Security Breach
You may have heard that a credit card processor in Florida had a high ranking manager steal 2.3 million people’s information and sell it to a data broker., who in turn, sold it to some marketing companies.
That is our credit card processor.
We are waiting on the list to see if any of our members were part of this group. Fidelity should be getting it to us in the next few days. They are also sending a letter to every consumer involved.
The good news for us (we think) is that it was Certegy Check Services that was compromised and we do not use them for our check servicing. We may find very few, if any, of our members’ information compromised. The other piece of good news is that it doesn’t look like this guy sold it to identity thieves.
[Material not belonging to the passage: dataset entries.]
template <int G, typename OutT, typename KvT>
__global__ void __launch_bounds__(128) attention_kernel(const float* __restrict__ qkv, int ld, int heads, int kv_heads,
                                                        const int* __restrict__ row_slot, const int* __restrict__ row_pos,
                                                        const int* __restrict__ win_start, KVLayout kv, OutT* __restrict__ out,
                                                        int ldo, float scale) {
  extern __shared__ __align__(16) float sm[];
  float* q = sm;
  float* sc = sm + G * 128;
  __shared__ float red_max[G], red_sum[G];
  const int row = blockIdx.x, kvh = blockIdx.y, tid = threadIdx.x, lane = tid & 31, warp = tid >> 5;
  const int slot = row_slot[row], pos = row_pos[row];
  const int w0 = win_start ? win_start[slot] : 0;
  const int S = pos - w0 + 1;
  const int cap = kv.capacity;
  const int r0 = w0 % cap;
  const KvT* kb = static_cast<const KvT*>(kv.k) + (size_t)slot * kv.slot_stride + (size_t)kvh * cap * 128;
  const KvT* vb = static_cast<const KvT*>(kv.v) + (size_t)slot * kv.slot_stride + (size_t)kvh * cap * 128;
#pragma unroll
  for (int g = 0; g < G; ++g) q[g * 128 + tid] = qkv[(size_t)row * ld + (size_t)(kvh * G + g) * 128 + tid];
  __syncthreads();
  for (int j = tid; j < S; j += 128) {
    const int rj = r0 + j;
    const KvT* kr = kb + (size_t)(rj >= cap ? rj - cap : rj) * 128;
    float acc[G];
#pragma unroll
    for (int g = 0; g < G; ++g) acc[g] = 0.f;
#pragma unroll 8
    for (int d = 0; d < 32; ++d) {
      const float4 kk = kv_ld4(kr + 4 * d);
#pragma unroll
      for (int g = 0; g < G; ++g) {
        const float4 qq = reinterpret_cast<const float4*>(q + g * 128)[d];
        acc[g] += kk.x * qq.x + kk.y * qq.y + kk.z * qq.z + kk.w * qq.w;
      }
    }
#pragma unroll
    for (int g = 0; g < G; ++g) sc[g * S + j] = acc[g] * scale;
  }
  __syncthreads();
  for (int g = warp; g < G; g += 4) {
    float mx = -INFINITY;
    for (int j = lane; j < S; j += 32) mx = fmaxf(mx, sc[g * S + j]);
    mx = warp_max(mx);
    float sum = 0.f;
    for (int j = lane; j < S; j += 32) { const float e = expf(sc[g * S + j] - mx); sc[g * S + j] = e; sum += e; }
    sum = warp_sum(sum);
    if (lane == 0) { red_max[g] = mx; red_sum[g] = sum; }
  }
  __syncthreads();
  float o[G];
#pragma unroll
  for (int g = 0; g < G; ++g) o[g] = 0.f;
  for (int j = 0; j < S; ++j) {
    const int rj = r0 + j;
    const float vv = kv_ld(vb + (size_t)(rj >= cap ? rj - cap : rj) * 128 + tid);
#pragma unroll
    for (int g = 0; g < G; ++g) o[g] = fmaf(sc[g * S + j], vv, o[g]);
  }
#pragma unroll
  for (int g = 0; g < G; ++g) store_act(out + (size_t)row * ldo + (size_t)(kvh * G + g) * 128 + tid, o[g] / red_sum[g]);
}
template <int G, typename OutT, typename KvT>
__global__ void __launch_bounds__(128, 4) rope_attention_kernel(const float* __restrict__ qkv, int ld, int heads, int kv_heads,
                                                             const float* __restrict__ q_norm, const float* __restrict__ k_norm, float eps,
                                                             const float* __restrict__ inv_freq, const int* __restrict__ row_slot,
                                                             const int* __restrict__ row_pos, const int* __restrict__ win_start, KVLayout kv,
                                                             OutT* __restrict__ out, int ldo, float scale, const ChainSig sig) {
  __shared__ __align__(16) float q[G * 128];
  __shared__ __align__(16) float part_o[4][G][128];
  __shared__ float part_m[4][G], part_l[4][G];
  pdl_launch_dependents();
  if (sig.in) {
    if (threadIdx.x == 0) chain_wait(sig.in, sig.in_target);
    __syncthreads();
  } else {
    pdl_wait();
  }
  const int row = blockIdx.x, kvh = blockIdx.y, tid = threadIdx.x, lane = tid & 31, warp = tid >> 5;
  const int slot = row_slot[row], pos = row_pos[row];
  const int w0 = win_start ? win_start[slot] : 0;
  const int S = pos - w0 + 1;
  const int cap = kv.capacity;
  const int r0 = w0 % cap;
  const int ring = (r0 + S - 1 >= cap) ? r0 + S - 1 - cap : r0 + S - 1;
  KvT* kb = static_cast<KvT*>(kv.k) + (size_t)slot * kv.slot_stride + (size_t)kvh * cap * 128;
  KvT* vb = static_cast<KvT*>(kv.v) + (size_t)slot * kv.slot_stride + (size_t)kvh * cap * 128;
  const float* rowp = qkv + (size_t)row * ld;
  for (int hh = warp; hh <= G; hh += 4) {
    const float* src = rowp + (size_t)(hh < G ? (kvh * G + hh) : (heads + kvh)) * 128;
    const float a0 = src[lane], a1 = src[lane + 32], b0 = src[lane + 64], b1 = src[lane + 96];
    const float ss = warp_sum(a0 * a0 + a1 * a1 + b0 * b0 + b1 * b1);
    const float inv = rsqrtf(ss * (1.0f / 128.0f) + eps);
    const float* nw = hh < G ? q_norm : k_norm;
    const float x0 = a0 * inv * nw[lane], x1 = a1 * inv * nw[lane + 32], y0 = b0 * inv * nw[lane + 64], y1 = b1 * inv * nw[lane + 96];
    float s0, c0, s1, c1;
    sincosf((float)pos * inv_freq[lane], &s0, &c0);
    sincosf((float)pos * inv_freq[lane + 32], &s1, &c1);
    const float o0 = x0 * c0 - y0 * s0, o1 = x1 * c1 - y1 * s1, o2 = y0 * c0 + x0 * s0, o3 = y1 * c1 + x1 * s1;
    if (hh < G) {
      float* dst = q + hh * 128;
      dst[lane] = o0; dst[lane + 32] = o1; dst[lane + 64] = o2; dst[lane + 96] = o3;
    } else {
      KvT* dst = kb + (size_t)ring * 128;
      kv_st(dst + lane, o0); kv_st(dst + lane + 32, o1); kv_st(dst + lane + 64, o2); kv_st(dst + lane + 96, o3);
    }
  }
  kv_st(vb + (size_t)ring * 128 + tid, rowp[(size_t)(heads + kv_heads + kvh) * 128 + tid]);
  __syncthreads();
  const int seg = lane & 7, grp = warp * 4 + (lane >> 3);
  float qf[G][16];
#pragma unroll
  for (int g = 0; g < G; ++g)
#pragma unroll
    for (int i = 0; i < 4; ++i) {
      const float4 t = *reinterpret_cast<const float4*>(q + g * 128 + i * 32 + seg * 4);
      qf[g][4 * i] = t.x * scale; qf[g][4 * i + 1] = t.y * scale; qf[g][4 * i + 2] = t.z * scale; qf[g][4 * i + 3] = t.w * scale;
    }
  float mx[G], l[G], o[G][16];
#pragma unroll
  for (int g = 0; g < G; ++g) {
    mx[g] = -INFINITY; l[g] = 0.f;
#pragma unroll
    for (int d = 0; d < 16; ++d) o[g][d] = 0.f;
  }
  for (int jb = 0; jb < S; jb += 32) {
    const int j0 = jb + grp;
    float4 kk[2][4], vv[2][4];
#pragma unroll
    for (int u = 0; u < 2; ++u) {
      const int j = j0 + 16 * u;
      const int rj = r0 + (j < S ? j : 0);
      const size_t base = (size_t)(rj >= cap ? rj - cap : rj) * 128 + seg * 4;
#pragma unroll
      for (int i = 0; i < 4; ++i) {
        kk[u][i] = kv_ld4(kb + base + i * 32);
        vv[u][i] = kv_ld4(vb + base + i * 32);
      }
    }
#pragma unroll
    for (int u = 0; u < 2; ++u) {
      const bool valid = j0 + 16 * u < S;
#pragma unroll
      for (int g = 0; g < G; ++g) {
        float sdot = 0.f;
#pragma unroll
        for (int i = 0; i < 4; ++i)
          sdot += kk[u][i].x * qf[g][4 * i] + kk[u][i].y * qf[g][4 * i + 1] + kk[u][i].z * qf[g][4 * i + 2] + kk[u][i].w * qf[g][4 * i + 3];
        sdot += __shfl_xor_sync(0xffffffffu, sdot, 1);
        sdot += __shfl_xor_sync(0xffffffffu, sdot, 2);
        sdot += __shfl_xor_sync(0xffffffffu, sdot, 4);
        if (!valid) sdot = -INFINITY;
        const float mn = fmaxf(mx[g], sdot);
        const bool none = mn == -INFINITY;
        const float corr = none ? 1.f : expf(mx[g] - mn), pr = none ? 0.f : expf(sdot - mn);
        mx[g] = mn;
        l[g] = l[g] * corr + pr;
#pragma unroll
        for (int i = 0; i < 4; ++i) {
          o[g][4 * i] = o[g][4 * i] * corr + pr * vv[u][i].x;
          o[g][4 * i + 1] = o[g][4 * i + 1] * corr + pr * vv[u][i].y;
          o[g][4 * i + 2] = o[g][4 * i + 2] * corr + pr * vv[u][i].z;
          o[g][4 * i + 3] = o[g][4 * i + 3] * corr + pr * vv[u][i].w;
        }
      }
    }
  }
#pragma unroll
  for (int g = 0; g < G; ++g) {
    float m_all = fmaxf(mx[g], __shfl_xor_sync(0xffffffffu, mx[g], 8));
    m_all = fmaxf(m_all, __shfl_xor_sync(0xffffffffu, m_all, 16));
    const float f = (mx[g] == -INFINITY) ? 0.f : expf(mx[g] - m_all);
    float lw = l[g] * f;
    lw += __shfl_xor_sync(0xffffffffu, lw, 8);
    lw += __shfl_xor_sync(0xffffffffu, lw, 16);
#pragma unroll
    for (int d = 0; d < 16; ++d) {
      float t = o[g][d] * f;
      t += __shfl_xor_sync(0xffffffffu, t, 8);
      t += __shfl_xor_sync(0xffffffffu, t, 16);
      o[g][d] = t;
    }
    if (lane < 8) {
#pragma unroll
      for (int i = 0; i < 4; ++i)
        *reinterpret_cast<float4*>(&part_o[warp][g][i * 32 + seg * 4]) = make_float4(o[g][4 * i], o[g][4 * i + 1], o[g][4 * i + 2], o[g][4 * i + 3]);
      if (lane == 0) { part_m[warp][g] = m_all; part_l[warp][g] = lw; }
    }
  }
  __syncthreads();
#pragma unroll
  for (int g = 0; g < G; ++g) {
    float m_all = fmaxf(fmaxf(part_m[0][g], part_m[1][g]), fmaxf(part_m[2][g], part_m[3][g]));
    float num = 0.f, den = 0.f;
#pragma unroll
    for (int w = 0; w < 4; ++w) {
      const float f = (part_m[w][g] == -INFINITY) ? 0.f : expf(part_m[w][g] - m_all);
      num += part_o[w][g][tid] * f;
      den += part_l[w][g] * f;
    }
    store_act(out + (size_t)row * ldo + (size_t)(kvh * G + g) * 128 + tid, num / den);
  }
  if (sig.out) {
    __syncthreads();
    if (threadIdx.x == 0) chain_signal(sig.out);
  }
}
template <int G>
__global__ void __launch_bounds__(128) cp_pass0_attention_kernel(const float* __restrict__ qkv, int ld, int heads, int kv_heads,
                                                                 const float* __restrict__ q_norm, const float* __restrict__ k_norm, float eps,
                                                                 const float* __restrict__ inv_freq, KVLayout kv, __half* __restrict__ out,
                                                                 int ldo, float scale, const ChainSig sig) {
  __shared__ __align__(16) float q1[G * 128];
  __shared__ __align__(16) float kk[2][128];
  __shared__ __align__(16) float vv[2][128];
  __shared__ float w0[G], w1[G];
  pdl_launch_dependents();
  if (sig.in) {
    if (threadIdx.x == 0) chain_wait(sig.in, sig.in_target);
    __syncthreads();
  } else {
    pdl_wait();
  }
  const int slot = blockIdx.x, kvh = blockIdx.y, tid = threadIdx.x, lane = tid & 31, warp = tid >> 5;
  float* kb = static_cast<float*>(kv.k) + (size_t)slot * kv.slot_stride + (size_t)kvh * kv.capacity * 128;
  float* vb = static_cast<float*>(kv.v) + (size_t)slot * kv.slot_stride + (size_t)kvh * kv.capacity * 128;
  for (int item = warp; item < G + 2; item += 4) {
    const int pos = item < G ? 1 : item - G;
    const float* rowp = qkv + (size_t)(2 * slot + pos) * ld;
    const float* src = rowp + (size_t)(item < G ? (kvh * G + item) : (heads + kvh)) * 128;
    const float a0 = src[lane], a1 = src[lane + 32], b0 = src[lane + 64], b1 = src[lane + 96];
    const float ss = warp_sum(a0 * a0 + a1 * a1 + b0 * b0 + b1 * b1);
    const float inv = rsqrtf(ss * (1.0f / 128.0f) + eps);
    const float* nw = item < G ? q_norm : k_norm;
    const float x0 = a0 * inv * nw[lane], x1 = a1 * inv * nw[lane + 32], y0 = b0 * inv * nw[lane + 64], y1 = b1 * inv * nw[lane + 96];
    float s0 = 0.f, c0 = 1.f, s1 = 0.f, c1 = 1.f;
    if (pos == 1) {
      sincosf(inv_freq[lane], &s0, &c0);
      sincosf(inv_freq[lane + 32], &s1, &c1);
    }
    const float o0 = x0 * c0 - y0 * s0, o1 = x1 * c1 - y1 * s1, o2 = y0 * c0 + x0 * s0, o3 = y1 * c1 + x1 * s1;
    float* dst = item < G ? q1 + item * 128 : kk[pos];
    dst[lane] = o0; dst[lane + 32] = o1; dst[lane + 64] = o2; dst[lane + 96] = o3;
    if (item >= G) {
      float* kd = kb + (size_t)pos * 128;
      kd[lane] = o0; kd[lane + 32] = o1; kd[lane + 64] = o2; kd[lane + 96] = o3;
    }
  }
#pragma unroll
  for (int pos = 0; pos < 2; ++pos) {
    const float v = qkv[(size_t)(2 * slot + pos) * ld + (size_t)(heads + kv_heads + kvh) * 128 + tid];
    vv[pos][tid] = v;
    vb[(size_t)pos * 128 + tid] = v;
  }
  __syncthreads();
  for (int g = warp; g < G; g += 4) {
    float d0 = 0.f, d1 = 0.f;
#pragma unroll
    for (int i = 0; i < 4; ++i) {
      const float qv = q1[g * 128 + lane + 32 * i];
      d0 = fmaf(qv, kk[0][lane + 32 * i], d0);
      d1 = fmaf(qv, kk[1][lane + 32 * i], d1);
    }
    d0 = warp_sum(d0) * scale;
    d1 = warp_sum(d1) * scale;
    const float mx = fmaxf(d0, d1);
    const float e0 = expf(d0 - mx), e1 = expf(d1 - mx);
    if (lane == 0) { w0[g] = e0 / (e0 + e1); w1[g] = e1 / (e0 + e1); }
  }
  __syncthreads();
#pragma unroll
  for (int g = 0; g < G; ++g) {
    out[(size_t)(2 * slot) * ldo + (size_t)(kvh * G + g) * 128 + tid] = __float2half_rn(vv[0][tid]);
    out[(size_t)(2 * slot + 1) * ldo + (size_t)(kvh * G + g) * 128 + tid] = __float2half_rn(w0[g] * vv[0][tid] + w1[g] * vv[1][tid]);
  }
  if (sig.out) {
    __syncthreads();
    if (threadIdx.x == 0) chain_signal(sig.out);
  }
}
void launch_cp_pass0_attention_f16(const LaunchCtx& c, const float* qkv, int ld, int n_slots, int heads, int kv_heads, const float* q_norm,
                                   const float* k_norm, float eps, const float* inv_freq, const KVLayout& kv, __half* out, int ldo) {
  if (n_slots <= 0) return;
  const int G = heads / kv_heads;
  const float scale = 1.0f / sqrtf(128.0f);
  dim3 grid(n_slots, kv_heads);
  const bool pdl = pdl_enabled();
  Q3_CHECK(G == 1 || G == 2 || G == 4, Q3TTS_ERR_BAD_CONFIG, "unsupported GQA group size %d", G);
  const ChainSig sig = pdl ? c.chain_link((unsigned)(n_slots * kv_heads)) : ChainSig();
  if (G == 1) launch_kernel_pdl(cp_pass0_attention_kernel<1>, grid, dim3(128), 0, c.stream, pdl, qkv, ld, heads, kv_heads, q_norm, k_norm, eps, inv_freq, kv, out, ldo, scale, sig);
  else if (G == 2) launch_kernel_pdl(cp_pass0_attention_kernel<2>, grid, dim3(128), 0, c.stream, pdl, qkv, ld, heads, kv_heads, q_norm, k_norm, eps, inv_freq, kv, out, ldo, scale, sig);
  else launch_kernel_pdl(cp_pass0_attention_kernel<4>, grid, dim3(128), 0, c.stream, pdl, qkv, ld, heads, kv_heads, q_norm, k_norm, eps, inv_freq, kv, out, ldo, scale, sig);
  if (sig.out) c.tick_chained(); else c.tick();
}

It looks like, at this point, that 2.3 million people are just getting more solicitations than they should.
(I say this NOT trying to minimize the situation. The situation is awful. Nobody should steal another person’s information for any reason. However, it is important to note that the info went to marketing companies and not an organized crime ring)
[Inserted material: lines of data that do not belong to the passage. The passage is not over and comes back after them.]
diff --git a/recursive-stwo_amd/csrc/k_plan.hpp b/recursive-stwo_amd/csrc/k_plan.hpp
--- a/recursive-stwo_amd/csrc/k_plan.hpp
+++ b/recursive-stwo_amd/csrc/k_plan.hpp
@@ -365,6 +365,12 @@
     out[gid] = v;
 }
 
+__device__ __forceinline__ void store_alpha_sq(ProofCtx& c, const ProofMeta& m, uint32_t g, uint32_t l) {
+    const uint32_t i = m.M - l;
+    if (i > m.n_inner) return;
+    const QM31 al = ldq(c.fri_alpha[i]);
+    stq(c.fri_alpha_sq[g], q_mul(al, al));
+}
 __global__ __launch_bounds__(64) void k_qconst(const uint8_t* __restrict__ blob, const uint64_t* __restrict__ offsets,
                                                uint32_t n, const ProofMeta* __restrict__ metas,
                                                ProofCtx* __restrict__ ctxs) {
@@ -419,6 +425,7 @@
             qb.pry[0] = py.a.a; qb.pry[1] = py.a.b; qb.piy[0] = py.b.a; qb.piy[1] = py.b.b;
         }
         c.n_batches[g] = n_batches;
+        store_alpha_sq(c, m, g, l);
     }
 }
 
@@ -531,8 +538,9 @@
                 qb.pry[0] = py.a.a; qb.pry[1] = py.a.b; qb.piy[0] = py.b.a; qb.piy[1] = py.b.b;
             }
             c.n_batches[g] = n_batches;
-        }
-    }
-}
-
-}
+            store_alpha_sq(c, m, g, l);
+        }
+    }
+}
+
+}
diff --git a/recursive-stwo_amd/csrc/k_query.hpp b/recursive-stwo_amd/csrc/k_query.hpp
--- a/recursive-stwo_amd/csrc/k_query.hpp
+++ b/recursive-stwo_amd/csrc/k_query.hpp
@@ -55,29 +55,39 @@
         for (int t = 0; t < 16; t++)
             if (t & (1 << b)) wl[t] = m_mul(wl[t], db);
     }
-    QM31 acc = q_zero();
+    const uint32_t f4 = 4u < log_n ? r[4] : 1u, f5 = 5u < log_n ? r[5] : 1u, f6 = 6u < log_n ? r[6] : 1u, f7 = 7u < log_n ? r[7] : 1u;
+    const uint32_t f45 = m_mul(f4, f5), f67 = m_mul(f6, f7);
+    QAcc acc = qa_zero();
     const uint32_t n_hi = n >> nlo, n_lo = 1u << nlo;
 #pragma unroll 1
     for (uint32_t hi = hi0; hi < n_hi; hi += hi_step) {
-        uint32_t wh = 1u;
-#pragma unroll
-        for (int b = 0; b < 12; b++)
-            if ((uint32_t)b + 4u < log_n && ((hi >> b) & 1u)) wh = m_mul(wh, r[b + 4]);
-        QM31 inner = q_zero();
-#pragma unroll
-        for (int t = 0; t < 16; t++) {
-            if ((uint32_t)t < n_lo) inner = q_add(inner, q_mul_m(ldq(cf + 4 * ((hi << nlo) + t)), wl[t]));
-            if ((t & 3) == 3) __builtin_amdgcn_sched_barrier(0);
-        }
-        acc = q_add(acc, q_mul_m(inner, wh));
-    }
-    return acc;
+        const uint32_t wa = (hi & 2u) ? ((hi & 1u) ? f45 : f5) : ((hi & 1u) ? f4 : 1u);
+        const uint32_t wb = (hi & 8u) ? ((hi & 4u) ? f67 : f7) : ((hi & 4u) ? f6 : 1u);
+        uint32_t wh = m_mul(wa, wb);
+        if (hi >> 4) {
+#pragma unroll
+            for (int b = 4; b < 12; b++)
+                if ((uint32_t)b + 4u < log_n && ((hi >> b) & 1u)) wh = m_mul(wh, r[b + 4]);
+        }
+        QAcc inner = qa_zero();
+#pragma unroll
+        for (int t = 0; t < 16; t += 2) {
+            if ((uint32_t)t < n_lo) {
+                const bool two = (uint32_t)t + 1u < n_lo;
+                qa_mad2(inner, ldq(cf + 4 * ((hi << nlo) + t)), wl[t], ldq(cf + 4 * ((hi << nlo) + (two ? t + 1 : t))), two ? wl[t + 1] : 0u);
+            }
+            if ((t & 3) == 2) __builtin_amdgcn_sched_barrier(0);
+        }
+        qa_mad1(acc, qa_red32(inner), wh);
+    }
+    return qa_canon(acc);
 }
 
 __device__ __forceinline__ bool last_layer_ok(QM31 eval, QM31 folded) { return q_eq(eval, folded); }
 
 template <int BLOCK, uint32_t QB, bool ROW = false>
 __global__ __launch_bounds__(BLOCK) void k_query(Fused<QueryArgs> f) {
+    static_assert(QB % LAZY_TERMS == 0, "a batch of loads is a whole number of folds");
     constexpr int VB = ROW ? BLOCK / 16 : BLOCK;
     const uint32_t tid = ROW ? threadIdx.x >> 4 : threadIdx.x;
     const uint32_t part = ROW ? threadIdx.x & 15u : 0u;
@@ -85,6 +95,7 @@
     __shared__ uint32_t xq[VB][4];
     __shared__ uint32_t fst[3][4][VB];
     __shared__ uint32_t dps[3][2][VB];
+    constexpr uint32_t XIV = 8;
     __builtin_amdgcn_s_setprio(3);
     RSV_FUSED_SELECT(f, a, bx);
     const uint32_t G = a.pl.G, per_block = VB / G;
@@ -125,15 +136,57 @@
         };
         descend(0); descend(1); descend(2);
     }
+    const uint32_t n_parked = live ? (m->n_inner < a.maxInner ? m->n_inner : a.maxInner) : 0u;
+    uint32_t* park = n_parked ? leafv + ((size_t)(3 + n_parked - 1) * G + j) * 8 : nullptr;
+    auto quotient_den = [&](const QBatch& qb, uint32_t x, uint32_t y) {
+        CM31 prx = c_mk(qb.prx[0], qb.prx[1]), pix = c_mk(qb.pix[0], qb.pix[1]);
+        CM31 pry = c_mk(qb.pry[0], qb.pry[1]), piy = c_mk(qb.piy[0], qb.piy[1]);
+        return c_sub(c_mul(c_sub(prx, c_mk(x, 0)), piy), c_mul(c_sub(pry, c_mk(y, 0)), pix));
+    };
+    if (live) {
+        constexpr int NS = 9 + (int)XIV;
+        uint32_t v[NS];
+#pragma unroll
+        for (int g = 0; g < 3; g++) {
+            const uint32_t x = dps[g][0][tid], y = dps[g][1][tid];
+#pragma unroll
+            for (int bi = 0; bi < 2; bi++) {
+                v[3 * g + bi] = 0u;
+                if ((uint32_t)g < n_sizes && (uint32_t)bi < c->n_batches[g]) {
+                    const CM31 den = quotient_den(c->batch[g][bi], x, y);
+                    v[3 * g + bi] = m_add(m_sqr(den.a), m_sqr(den.b));
+                }
+            }
+            v[3 * g + 2] = (uint32_t)g < n_sizes ? y : 0u;
+        }
+        uint32_t xr = dps[0][0][tid];
+#pragma unroll
+        for (int i = 0; i < (int)XIV; i++) {
+            v[9 + i] = (uint32_t)i < m->n_inner ? xr : 0u;
+            xr = m_sub(m_dbl(m_sqr(xr)), 1u);
+        }
+        uint32_t run = 1u, pre[XIV];
+#pragma unroll
+        for (int k = 0; k < NS; k++) {
+            if (k < 9) fst[k / 3][k % 3][tid] = run; else pre[k - 9] = run;
+            run = m_mul(run, v[k] ? v[k] : 1u);
+        }
+        run = m_inv(run);
+#pragma unroll
+        for (int k = NS - 1; k >= 0; k--) {
+            if (k < 9) fst[k / 3][k % 3][tid] = v[k] ? m_mul(run, fst[k / 3][k % 3][tid]) : 0u;
+            else if ((uint32_t)(k - 9) < n_parked) park[k - 9] = v[k] ? m_mul(run, pre[k - 9]) : 0u;
+            run = m_mul(run, v[k] ? v[k] : 1u);
+        }
+    }
     for (uint32_t g = 0; g < 3; g++) {
         QM31 answer = q_zero();
         uint32_t l = 0, pos = 0;
         bool on = live && g < n_sizes;
-        uint32_t dpg_y = 0;
         if (on) {
             l = c->sizes[g];
             pos = qj >> (M - l);
-            QM31 r0 = q_zero(), r1 = q_zero();
+            QAcc s0 = qa_zero(), s1 = qa_zero();
             uint32_t col = 0, dbl = 0;
             const uint32_t ncols_group = (l == M) ? 8u : ((l == A ? 30u : 0u) + (l == B ? 96u : 0u));
             for (int t = 0; t < 4; t++) {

Recently, I watched my colleagues weigh in on a security blunder at another credit union.. I took their comments and held them up to our own current situation.
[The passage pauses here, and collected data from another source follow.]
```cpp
bool BitReader::more_rbsp_data() const {
    long last = static_cast<long>(n_) - 1;
    while (last >= 0 && p_[last] == 0) last--;
    if (last < 0) return false;
    int tz = 0;
    while (!((p_[last] >> tz) & 1)) tz++;
    size_t stop = static_cast<size_t>(last) * 8 + (7 - tz);
    return pos_ < stop;
}

int detect_codec(const uint8_t* d, size_t n) {
    std::vector<Nal> nals;
    split_annexb(d, n < (1u << 16) ? n : (1u << 16), nals);
    int hv = 0, hs = 0, hp = 0, as = 0, ap = 0;
    for (const Nal& nal : nals) {
        if (nal.n < 2) continue;
        uint8_t h0 = nal.p[0], h1 = nal.p[1];
        if (h0 & 0x80) continue;
        int t = (h0 >> 1) & 63, layer = ((h0 & 1) << 5) | (h1 >> 3), tid = h1 & 7;
        if (layer == 0 && tid >= 1) {
            if (t == 32) hv++;
            if (t == 33) hs++;
            if (t == 34) hp++;
        }
        int t4 = h0 & 31;
        if (t4 == 7) as++;
        if (t4 == 8) ap++;
    }
    if (hv && hs && hp) return 265;
    if (as && ap) return 264;
    return 0;
}

int sei_display_orientation(const uint8_t* rbsp, size_t n, bool hevc, int cur) {
    static const uint8_t kCode[2][2][4] = {{{0, 8, 3, 6}, {4, 7, 2, 5}}, {{2, 5, 4, 7}, {3, 6, 0, 8}}};
    (void)hevc;
    size_t pos = 0;
    while (n - pos >= 2) {
        uint32_t type = 0, size = 0;
        while (pos < n && rbsp[pos] == 0xFF && type < (1u << 20)) { type += 255; pos++; }
        if (pos >= n) break;
        type += rbsp[pos++];
        while (pos < n && rbsp[pos] == 0xFF && size < (1u << 20)) { size += 255; pos++; }
        if (pos >= n) {
            if (type == 47) cur = 0;
            break;
        }
        size += rbsp[pos++];
        if (size > n - pos) {
// ... 41 lines not shown
```

### h264-h265-to-jpeg_amd/csrc/host/cabac.h

```cpp
#pragma once
#include <cstdint>

namespace h2j {

#ifdef H2J_CABAC_COUNT
extern thread_local unsigned long long g_bins_ctx, g_bins_byp;
#define H2J_COUNT(v, n) (v += (n))
struct ResidualStats {
    unsigned long long tbs, sb_visited, csbf_bins, sb_coded, sig_bins, sig0_bins, gt1_bins, gt2_bins, last_bins,
        coefs, sb_by_coefs[5] , rem_coefs, rem_sbs, sign_batch_sbs, sign_single_sbs;
    unsigned long long one_coef, one_coef_esc, one_coef_esc_price, one_coef_tskip, one_coef_bypass, one_coef_esc_tskip,
        one_coef_esc_bypass, dc_last_sb, dc_only_tb, sign_pair;
};
extern thread_local ResidualStats g_rstat;
#define H2J_STAT(f, n) (g_rstat.f += (n))
#else
#define H2J_COUNT(v, n) ((void)0)
#define H2J_STAT(f, n) ((void)0)
#endif

#pragma GCC visibility push(hidden)
extern const uint8_t kCabacLps[64][4];
extern const uint8_t kCabacTransLps[64];
extern const uint8_t kCabacRenorm[32];
extern const uint16_t kCabacNextMps[128];
extern const uint16_t kCabacNextLps[128];
extern const uint8_t kCabacLpsByState[128][8];
typedef uint64_t CabacState;
extern const uint64_t kCabacWord[128];

extern const uint64_t kCabacNextMpsW[128];
extern const uint64_t kCabacNextLpsW[128];
#pragma GCC visibility pop


inline uint8_t cabac_init_state(int m, int n, int qp) {
    if (qp < 0) qp = 0;
    if (qp > 51) qp = 51;
    int pre = ((m * qp) >> 4) + n;
    if (pre < 1) pre = 1;
    if (pre > 126) pre = 126;
    int mps = pre <= 63 ? 0 : 1;
    int st = mps ? pre - 64 : 63 - pre;
    return static_cast<uint8_t>((st << 1) | mps);
}
inline CabacState cabac_init_word(int m, int n, int qp) { return kCabacWord[cabac_init_state(m, n, qp)]; }
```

Their first question was – how could they let this happen?
Well, I visited Fidelity last May and I was amazed by their security measures. Employees who touched consumer data wore bright colored, zip up jump suits with no pockets whenever they were on the premises. When they left at night, they were frisked by security guards in a special room. Every minute they were on the job, cameras were on them and special guards watched them, Las Vegas style.
I honestly thought, personally visiting the company and seeing for myself their security practices was conscientious due diligence. I was wrong.
Second critique – the letter the other credit union sent out was too vague and had too much legalese.
I have seen the letter that Certegy will be sending. It is long. It has a lot of detailed information – including the fact that they fired the employee and are pressing charges against him. There doesn’t seem to be a lot of legal speak in it. They provide a phone number for members to call with questions and information about other credit monitoring options.
Third critique – the other credit union didn’t sound remorseful enough and didn’t do enough to correct the situation.
I’m not exactly sure how to communicate to our members that we absolutely hate that this happened and we will figure out a way to make it right with anyone who may have been affected. I guess I can only say this; we are working hard on this one. We want to keep you informed, we want to correct the situation and we want to make sure it never happens again. To this we are committed.
At any rate, we will definitely keep you posted as we learn more. And if any member is on the list that Certegy sends us, we will be contacting you immediately.
Tony Mannor on July 9th, 2007 at 08:59 AM
Shari and Verity Team
Good luck in getting everything nailed down. I commend you on the excellent service that you are providing your members by letting them know what is going on – now rather than later.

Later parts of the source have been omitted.